Hola les dejo un proyecto que hice para la universidad de un luxometro digital con el pic 16f877a para enviar los datos a una pantalla lcd 16x2. Quisiera ayuda para mejorar el proyecto y enviar los datois a la pc por puerto usb o puerto com gracias


----------



## nemesismx10 (Nov 9, 2010)

Esta muy buen medido de lux, no se como mandar los datos que comentas a la pc mediante el usb pero en los foros debe de haber informacion que buscas.

Suerte.


----------



## pato1982 (Nov 17, 2010)

Hola! Mira, te dejo el link para que descargues un libro que tiene un capitulo sobre como programar un protocolo para el puerto USB, es para comenzar a programar en C en el compilador CCS C, que lo podes descargar del mismo blog.
Espero que te sirva!

http://cieerch.blogspot.com/2010/08/compilador-c-ccs-y-simulador-proteus.html


----------



## djxero (Dic 2, 2010)

con el 4550   y picbasic pro  sale rapido en 5 minutos  ya tienes comunicacion usb

y serial  con el 877a tambiem
te subo luego el archivo


----------



## EINNER C (Feb 21, 2011)

hola wabeno

pues tambn estoy en la realizacion de un luxometro me sirve de arto tu ayuda

y pues en referencia a la comunicacion usb, ya he realizado bastantes y con exito

de que tipo quieres realizarla, ya que hay tipo cdc que emula un puerto com por usb, bulk que es de transferencia en masa, para eniar bastantes datos, tambn hay hid, human interface device, bueno es como funcionan el mouse y el teclado, y en fin, como quieres hacerla y espero poder ayudarte, ..

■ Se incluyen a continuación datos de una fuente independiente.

# MAC-VO/MAC-VO

Hardware: AMD Instinct MI355X
Metric: stereo frames/sec at 640x480 (hot path: cost volume + lookup, keypoint selection, covariance, PGO) (higher is better)
Workload: dtype f32 via f16x2 (volume: fp32 operands row-scaled by powers of two and split into two fp16 pieces, three products, fp32 accumulate, scales undone exactly) + f32 (lookup/covariance) + f64 (PGO)

## Files before the change

mac-vo_amd/csrc/frontend_ops.hip:

```cpp
#include "common.h"
#include "randperm_dev.h"
#include "kp_draw_dev.h"
#include "match_cov_dev.h"
#include "pose_apply_dev.h"
#include "obs_filter_dev.h"
#include <math.h>

namespace {

__global__ __launch_bounds__(256) void frontend_epilogue_kernel(
    const float* __restrict__ flow, const float* __restrict__ logcov, int cov_is_log, int plane, float bl_fx,
    float bl_fx_sq, float* __restrict__ disparity, float* __restrict__ disparity_cov, float* __restrict__ depth,
    float* __restrict__ depth_cov, uint8_t* __restrict__ bad_mask, float* __restrict__ match_flow,
    float* __restrict__ match_cov) {
    MV_CHAIN_KERNEL_PRIO();
    const size_t lo = (size_t)blockIdx.y * plane;
    flow += 4 * lo; logcov += 4 * lo;
    if (disparity) disparity += lo;
    if (disparity_cov) disparity_cov += lo;
    if (depth) depth += lo;
    if (depth_cov) depth_cov += lo;
    if (bad_mask) bad_mask += lo;
    if (match_flow) match_flow += 2 * lo;
    if (match_cov) match_cov += 3 * lo;
// ... 170 lines not shown
    const float u = kp_uv[2 * n], v = kp_uv[2 * n + 1], d = depth_vals[(size_t)n * depth_stride];
    const float p[3] = {d, ((u - cx) * d) / fx, ((v - cy) * d) / fy};
    if (pos_Tc) { pos_Tc[3 * n] = p[0]; pos_Tc[3 * n + 1] = p[1]; pos_Tc[3 * n + 2] = p[2]; }
    if (pos_Tw) {
        float r[3];
        quat_act_f32(q, p, r);
        pos_Tw[3 * n] = r[0] + t[0]; pos_Tw[3 * n + 1] = r[1] + t[1]; pos_Tw[3 * n + 2] = r[2] + t[2];
    }
}

__global__ __launch_bounds__(256) void pose_apply_kernel(const float* __restrict__ pose, const float* __restrict__ pos_Tc,
                                                         const double* __restrict__ cov, int cap, mvLaneCounts cnt,
                                                         float* __restrict__ pos_Tw, double* __restrict__ rot,
                                                         double* __restrict__ cov_rot) {
    const int n = blockIdx.x * blockDim.x + threadIdx.x;
    const int lane = blockIdx.y;
    const int N = cnt.n[lane];
    {
        const size_t ln = (size_t)lane * cap;
        pose += 7 * lane;
        if (pos_Tc) pos_Tc += 3 * ln;
        if (pos_Tw) pos_Tw += 3 * ln;
        if (cov) cov += 9 * ln;
        if (cov_rot) cov_rot += 9 * ln;
        if (rot) rot += 9 * lane;
    }
    double R[9];
    mv_pose_rotation(pose, R);
    if (n == 0 && rot) {
#pragma unroll
        for (int i = 0; i < 9; ++i) rot[i] = R[i];
    }
    if (n >= N) return;
    mv_pose_apply_row(pose, R, n, pos_Tc, cov, pos_Tw, cov_rot);
}

__global__ __launch_bounds__(256) void map_points_kernel(const int64_t* __restrict__ uv, int N,
                                                          const float* __restrict__ depth, const float* __restrict__ depth_cov,
                                                          const float* __restrict__ image, int H, int W, float fx, float fy,
                                                          float cx, float cy, const float* __restrict__ pose,
                                                          float match_cov_default, float* __restrict__ out_uv,
                                                          float* __restrict__ out_d, float* __restrict__ out_sdd,
                                                          float* __restrict__ out_sigma, float* __restrict__ out_Tc,
                                                          float* __restrict__ out_Tw, uint8_t* __restrict__ out_color) {
    const int n = blockIdx.x * blockDim.x + threadIdx.x;
    if (n >= N) return;
    const int u = (int)uv[2 * n], v = (int)uv[2 * n + 1];
    const bool ok = u >= 0 && u < W && v >= 0 && v < H;
    const int i = ok ? v * W + u : 0;
    const float d = depth[i];
    const float uf = (float)u, vf = (float)v;
    out_uv[2 * n] = uf;
    out_uv[2 * n + 1] = vf;
    if (out_d) out_d[n] = d;
    if (out_sdd) out_sdd[n] = depth_cov ? depth_cov[i] : -1.f;
    if (out_sigma) { out_sigma[3 * n] = match_cov_default; out_sigma[3 * n + 1] = match_cov_default; out_sigma[3 * n + 2] = 0.f; }
    const float pc[3] = {d, ((uf - cx) * d) / fx, ((vf - cy) * d) / fy};
    if (out_Tc) { out_Tc[3 * n] = pc[0]; out_Tc[3 * n + 1] = pc[1]; out_Tc[3 * n + 2] = pc[2]; }
    if (out_Tw) {
        const float q[4] = {pose[3], pose[4], pose[5], pose[6]};
        float r[3];
        quat_act_f32(q, pc, r);
        out_Tw[3 * n] = r[0] + pose[0]; out_Tw[3 * n + 1] = r[1] + pose[1]; out_Tw[3 * n + 2] = r[2] + pose[2];
    }
    if (out_color && image) {
        const size_t plane = (size_t)H * W;
#pragma unroll
        for (int c = 0; c < 3; ++c) {
            const float x = image[c * plane + i] * 255.f;
            out_color[3 * n + c] = (uint8_t)(int)x;
        }
    }
}

__global__ __launch_bounds__(256) void obs_filter_kernel(const uint8_t* __restrict__ inbound,
                                                         const double* __restrict__ cov1,
                                                         const double* __restrict__ cov2,
                                                         const float* __restrict__ vals, int flags,
                                                         float min_depth, float max_depth, int cap, mvLaneCounts cnt,
                                                         uint8_t* __restrict__ valid, int32_t* __restrict__ count) {
    obs_filter_body(inbound, cov1, cov2, vals, flags, min_depth, max_depth, cap, cnt.n[blockIdx.x], blockIdx.x, gridDim.x, valid, count);
}
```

en cuanto a lo que tengo que hacer, es un luxometro que pueda medir hasta 150000 lux, sera muy complejo? espero tu respuesta y quizas podamos sacar un excelente proyecto

trabajo con visual para lo de la interfaz...

el libro que te recomiendan es muy bueno, te ayudara mucho, pero si no estoy mal, solo hay comunicacion usb tipo cdc

hasta luego


----------



## Xavyal (May 8, 2011)

Como podría cambiar el programa para que me de decimales, es decir 85.55 LUX???

Hasta cuantos Lux mide este proyecto???

Muchas gracias!!


----------



## EINNER C (May 9, 2011)

hola Xavyal

utilizalo de tipo float y cuando vayas a mostrar le indicas de cuantos decimales queres

%.2f para mostrar

saludos


----------



## Xavyal (May 15, 2011)

muchas gracias Einner, disculpa la tardanza...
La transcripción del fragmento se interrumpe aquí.